Sorry, I hadn't seen this was waiting for some sort of resolution.

No problem I was busy with other format parts which I wanted in LLVM 14. Otherwise I would have pinged you on Discord.

@Mordante do you have an already planned way of addressing the inefficiencies raised by @vitaut? If not, I'd like to have a solution for those before shipping this. Otherwise, there's a risk that we'll forget about it and eventually ship the library without these optimizations (which IIUC are not merely nice-to-haves, but really important basic guarantees). I especially want to avoid us being painted into a corner where these optimizations are difficult to achieve in the current design.

I've ideas how I want to address these inefficiencies and added TODOs in the code. Before we mark format as complete I will review those TODOs and see whether they are blocking for marking the implementation complete. For example after moving the floating-point formatter to the dylib the proper long double implementation won't be an ABI break. (This requires long double support in to_chars. I want to tackle that, but it isn't trivial.)

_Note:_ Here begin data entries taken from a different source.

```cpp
template <int W>
__device__ __forceinline__ double adm_max(double v) {
#pragma unroll
  for (int off = W / 2; off >= 1; off >>= 1) v = fmax(v, __shfl_xor(v, off, W));
  return v;
}
template <int W>
__device__ __forceinline__ double adm_sum(double v) {
#pragma unroll
  for (int off = W / 2; off >= 1; off >>= 1) v += __shfl_xor(v, off, W);
  return v;
}
__device__ __forceinline__ double adm_wave_max(double v) { return adm_max<64>(v); }
__device__ __forceinline__ double adm_wave_sum(double v) { return adm_sum<64>(v); }
__device__ __forceinline__ double adm_limit(double v) { return v < 1e-4 ? 1.0 : (v > 1e4 ? 1e4 : v); }

__device__ __forceinline__ double adm_jk(const double* L, double dt, int i, int j) {
  if (i < 6) return j == i ? 1.0 : (j == 6 + i ? dt : 0.0);
  const int r = i - 6;
  return j < 6 ? L[6 * r + j] : (j < 12 ? L[36 + 6 * r + j - 6] : L[72 + 6 * r + j - 12]);
}

#define ADM_CHK_LOADS_FIRST()                          \
  do {                                                 \
    __builtin_amdgcn_sched_group_barrier(0x020, 24, 0); \
    __builtin_amdgcn_sched_group_barrier(0x002, 96, 0); \
  } while (0)

__device__ inline bool adm_check(const AdmmArgs& a, int N, int T, int m, double c, double rho, const double* x,
                                 const double* z, const double* y, const double* qs, const double* ls, const double* D,
                                 const double* E, const double* Jb, const double* Ib, const double* Pq, const double* Pd,
                                 double* rho_est, int l, double es = 1.0) {
  constexpr int W = 16;
  double pr = 0.0, zn = 0.0, an = 0.0, pri = 0.0, pn = 0.0;
  double dr = 0.0, qn = 0.0, atn = 0.0, pxn = 0.0, dua = 0.0, dn = 0.0, xPx = 0.0, qx = 0.0, sc = 0.0;
  for (int r = l; r < m; r += W) {
    const int k = r / 12, i = r - 12 * k;
    const int kk = k > 0 ? k - 1 : 0, iq = i < 6 ? i : 0, iv = i < 6 ? 0 : i - 6;
    const double* G = Jb + ADM_REC * kk;
    const double* xk = x + 18 * kk;
    const double* Gr = G + 12 + 18 * iv;
    const double ib = Ib[r], xr = x[18 * k + i], er = E[r], zr = z[r], yr = y[r], lr = ls[r];
    const double ga = G[iq], gb = G[6 + iq], xa = xk[iq], xb = xk[6 + iq];
    double gv[18], xv[18];
#pragma unroll
    for (int j = 0; j < 18; ++j) {
      gv[j] = Gr[j];
      xv[j] = xk[j];
    }
    ADM_CHK_LOADS_FIRST();
    double aq = 0.0, av = 0.0;
    aq += ga * xa;
    aq += gb * xb;
#pragma unroll
    for (int j = 0; j < 18; ++j) av += gv[j] * xv[j];
    const double acc = i < 6 ? aq : av;
    const double ax = k == 0 ? ib * xr : acc + ib * xr;
    const double ei = 1.0 / er;
    pr = fmax(pr, fabs(ei * (ax - zr)));
    zn = fmax(zn, fabs(ei * zr));
    an = fmax(an, fabs(ei * ax));
    pri = fmax(pri, fabs(ax - zr));
    pn = fmax(pn, fmax(fabs(zr), fabs(ax)));
    sc += lr * fmax(yr, 0.0) + lr * fmin(yr, 0.0);
  }
  for (int e = l; e < T; e += W) {
    const int k = e / 18, j = e - 18 * k;
    const int jq = j < 12 ? j : 0, jc = j < 6 ? j : 0, kc = k < N - 1 ? k : 0;
    const int jy = j < 6 ? j : (j < 12 ? j - 6 : 0);
    const double* G = Jb + ADM_REC * kc;
    const double* yk = y + 12 * (k < N - 1 ? k + 1 : 0);
    const double xe = x[e], de = D[e], qe = qs[e], pde = Pd[e], ibj = Ib[12 * k + jq], yj = y[12 * k + jq];
    const double gq = G[jq], yq = yk[jy];
    double pq[6], xq[6], gv[6], yv[6];
#pragma unroll
    for (int t = 0; t < 6; ++t) {
      pq[t] = Pq[36 * k + 6 * jc + t];
      xq[t] = x[18 * k + t];
      gv[t] = G[12 + 18 * t + j];
      yv[t] = yk[6 + t];
    }
    ADM_CHK_LOADS_FIRST();
    double pa = 0.0;
#pragma unroll
    for (int t = 0; t < 6; ++t) pa += pq[t] * xq[t];
    const double px = j < 6 ? pa : pde * xe;
    const double at0 = j < 12 ? ibj * yj : 0.0;
    double at1 = j < 12 ? at0 + gq * yq : at0;
#pragma unroll
    for (int t = 0; t < 6; ++t) at1 += gv[t] * yv[t];
    const double aty = k < N - 1 ? at1 : at0;
    const double di = 1.0 / de;
    dr = fmax(dr, fabs(di * ((qe + px) + aty)));
    qn = fmax(qn, fabs(di * qe));
    atn = fmax(atn, fabs(di * aty));
    pxn = fmax(pxn, fabs(di * px));
    dua = fmax(dua, fabs(qe + px + aty));
    dn = fmax(dn, fmax(fabs(qe), fmax(fabs(aty), fabs(px))));
    xPx += xe * px;
    qx += qe * xe;
  }
  pr = adm_max<W>(pr); zn = adm_max<W>(zn); an = adm_max<W>(an); pri = adm_max<W>(pri); pn = adm_max<W>(pn);
  dr = adm_max<W>(dr); qn = adm_max<W>(qn); atn = adm_max<W>(atn); pxn = adm_max<W>(pxn);
  dua = adm_max<W>(dua); dn = adm_max<W>(dn);
  xPx = adm_sum<W>(xPx); qx = adm_sum<W>(qx); sc = adm_sum<W>(sc);
  const double cinv = 1.0 / c;
  {
    const double p = pri / (pn + 1e-30), d = dua / (dn + 1e-30);
    double rn = rho * sqrt(p / (d + 1e-30));
    *rho_est = fmin(fmax(rn, 1e-6), 1e6);
  }
  dr *= cinv;
  const double ea = es * a.A.eps_abs, er = es * a.A.eps_rel;
  if (!(pr < ea + er * fmax(zn, an))) return false;
  if (!(dr < ea + er * cinv * fmax(qn, fmax(atn, pxn)))) return false;
  if (a.A.gap) {
    xPx *= cinv; qx *= cinv; sc *= cinv;
    const double gp = xPx + qx + sc;
    if (!(fabs(gp) < ea + er * fmax(fabs(xPx), fmax(fabs(qx), fabs(sc))))) return false;
  }
  return true;
}

__device__ __forceinline__ double adm_pq(const double* w, int i, int j) { return w[6] * (w[i] * w[j]); }
template <int CT>
__device__ __forceinline__ double adm_scale(const AdmmArgs& a, int b, int N, int T, int m, const double* LIN,
                                            const double* CO, const double* QD, const double* X, double* qold,
                                            double* Pq, double* Pd, double* Jb, double* Ib, double* qs, double* ls,
                                            double* D, double* E, double* sD, double* sE, double* sDt, double* sRM, int l) {
  constexpr int RT = 2 * CT / 3;
  const double dt = a.P.dt;
  double qv[CT], etv[RT], dtv[CT <= 9 ? CT : 1];
#pragma unroll
  for (int t = 0; t < CT; ++t) {
    const int e = l + 64 * t;
    qv[t] = 0.0;
    if (e < T) {
      sD[e] = 1.0;
      qv[t] = qold[e];
    }
  }
#pragma unroll
  for (int t = 0; t < RT; ++t)
    if (l + 64 * t < m) sE[l + 64 * t] = 1.0;
  wave_sync_fence();
  double c = 1.0;
  auto pcol = [&](const double* Cp, int k, int j, double dj) {
    const double* w = Cp + COST_STRIDE * k;
    const int jq = j < 6 ? j : 0;
    double mq = 0.0;
#pragma unroll
    for (int i = 0; i < 6; ++i) mq = fmax(mq, fabs(adm_pq(w, i, jq)) * (sD[18 * k + i] * dj) * c);
    const double pd = j < 12 ? w[7] : w[8];
    return j < 6 ? mq : fabs(pd) * (dj * dj) * c;
  };
  constexpr bool REG = CT <= 9;
  const int ks = l >> 1, hs = l & 1;
  const bool sv = REG && ks < N - 1;
  double av[REG ? 3 : 1][REG ? 18 : 1];
  if constexpr (REG) {
    const double* L = LIN + LIN_STRIDE * (sv ? ks : 0);
#pragma unroll
    for (int r = 0; r < 3; ++r)
#pragma unroll
      for (int j = 0; j < 18; ++j) {
        const int jb = j < 6 ? j : (j < 12 ? 30 + j : 60 + j);
        av[r][j] = sv ? L[jb + 6 * (3 * hs + r)] : 0.0;
      }
  }
#ifdef I7M_DIAG
  const int ss_p = a.ablate >= 300000 ? a.ablate - 300000 : -1;
  const bool ss_on = ss_p >= 0 && blockIdx.x == 0;
  unsigned long long ss_t[8] = {0, 0, 0, 0, 0, 0, 0, 0};
#endif
#define AS_STAMP(i) I7M_STAMP(ss_t, i, ss_on && pass == ss_p)
  for (int pass = 0; pass < a.A.scaling; ++pass) {
    AS_STAMP(0);
    const double* Lp = LIN;
    const double* Cp = CO;
    int lp = l;
    asm volatile("" : "+v"(lp));
    if constexpr (REG) {
      double cm[18];
#pragma unroll
      for (int j = 0; j < 18; ++j) cm[j] = 0.0;
      const int kq = sv ? ks : 0;
#pragma unroll
      for (int r = 0; r < 3; ++r) {
        const double er = sE[12 * (kq + 1) + 6 + 3 * hs + r];
        double rm = 0.0;
#pragma unroll
        for (int j = 0; j < 18; ++j) {
          const double pv = er * fabs(av[r][j]) * sD[18 * kq + j];
          rm = fmax(rm, pv);
          cm[j] = fmax(cm[j], pv);
        }
        if (sv) sRM[12 * (kq + 1) + 6 + 3 * hs + r] = rm;
      }
#pragma unroll
      for (int j = 0; j < 18; ++j) {
        const long long u = __double_as_longlong(cm[j]);
        const int lo = __builtin_amdgcn_update_dpp(0, (int)u, 0xB1, 0xf, 0xf, true);
// ... 349 lines not shown
```

indy7_mpc_amd/csrc/i7m_admm_iter.h:

```cpp
#pragma once

#include "i7m_admm.h"

namespace i7m {

constexpr int A5_LREC = 316, A5_LJ = 196;
__device__ __forceinline__ int a5_lrow(int i) {
  const int g = i >> 2;
  return i < 16 ? 8 * g * (g + 1) + 4 * (g + 1) * (i - 4 * g) : 160 + 18 * (i - 16);
}

constexpr int A5_RI = 10;
constexpr int A5_VI = 3;
constexpr int A5_VP = 42;
constexpr int A5_RP = A5_LREC / 2;
template <int n>
__device__ __forceinline__ double a4_bc(double v) {
  return __builtin_amdgcn_update_dpp(0.0, v, 0x150 + n, 0xf, 0xf, false);
}
__device__ __forceinline__ double a4_dpp32(double v, int ctrl_is_shl) {
  const long long u = __double_as_longlong(v);
  int lo = (int)u, hi = (int)(u >> 32);
  if (ctrl_is_shl) {
    lo = __builtin_amdgcn_update_dpp(lo, lo, 0x106, 0xf, 0xf, false);
// ... 111 lines not shown
  return {lo, b16, b17};
}
__device__ __forceinline__ A4Vec a4_ltmul(const A4CL& L, const A4CT& C, const A4Vec& v) {
  double lo = a4_dot16<2>(v.lo, C.Lt);
  lo = __fma_rn(L.Lc16, v.h16, lo);
  lo = __fma_rn(L.Lc17, v.h17, lo);
  return {lo, __fma_rn(L.d76, v.h17, __dmul_rn(L.d66, v.h16)), __dmul_rn(L.d77, v.h17)};
}
__device__ __forceinline__ A4Vec a4_jtmul(const A4CJ& C, double u, A4Vec init) {
  const double us = a4_shr6(u);
  const double lo = __dadd_rn(__fma_rn(C.Jd, us, init.lo), a4_dot6(u, C.Jt));
  return {lo, __dadd_rn(init.h16, a4_dot6(u, C.J16)), __dadd_rn(init.h17, a4_dot6(u, C.J17))};
}
__device__ __forceinline__ double a4_jmul(const A4CR& C, int c, const A4Vec& v) {
  double a = a4_dot16(v.lo, C.Jr);
  a = __fma_rn(C.Jr[16], v.h16, a);
  a = __fma_rn(C.Jr[17], v.h17, a);
  const double sp = __fma_rn(C.Jq1, a4_shl6(v.lo), __dmul_rn(C.Jq0, v.lo));
  return c < 6 ? sp : a;
}
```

The current changes in this series are an improvement. Especially for formatted_size and format_to_n that now use a string as temporary buffer.

I prefer to land the current improvement and look at further optimizations later.

ldionne accepted this revision.Mar 23 2022, 1:04 PM

Looking at patches 4 and 5 in the series, I think this seems reasonable since the buffering issue is being addressed AFAIU.

This revision is now accepted and ready to land.Mar 23 2022, 1:04 PM
Herald added a project: Restricted Project. · View Herald TranscriptMar 23 2022, 1:04 PM
Mordante updated this revision to Diff 418390.Mar 26 2022, 5:06 AM

Rebased to test CI and require compilers with concepts.

As discussed on Discord more buffer optimization can be achieved, but that will be done in separate patches.

Mordante updated this revision to Diff 418394.Mar 26 2022, 7:26 AM

Fix Windows CI.

This revision was automatically updated to reflect the committed changes.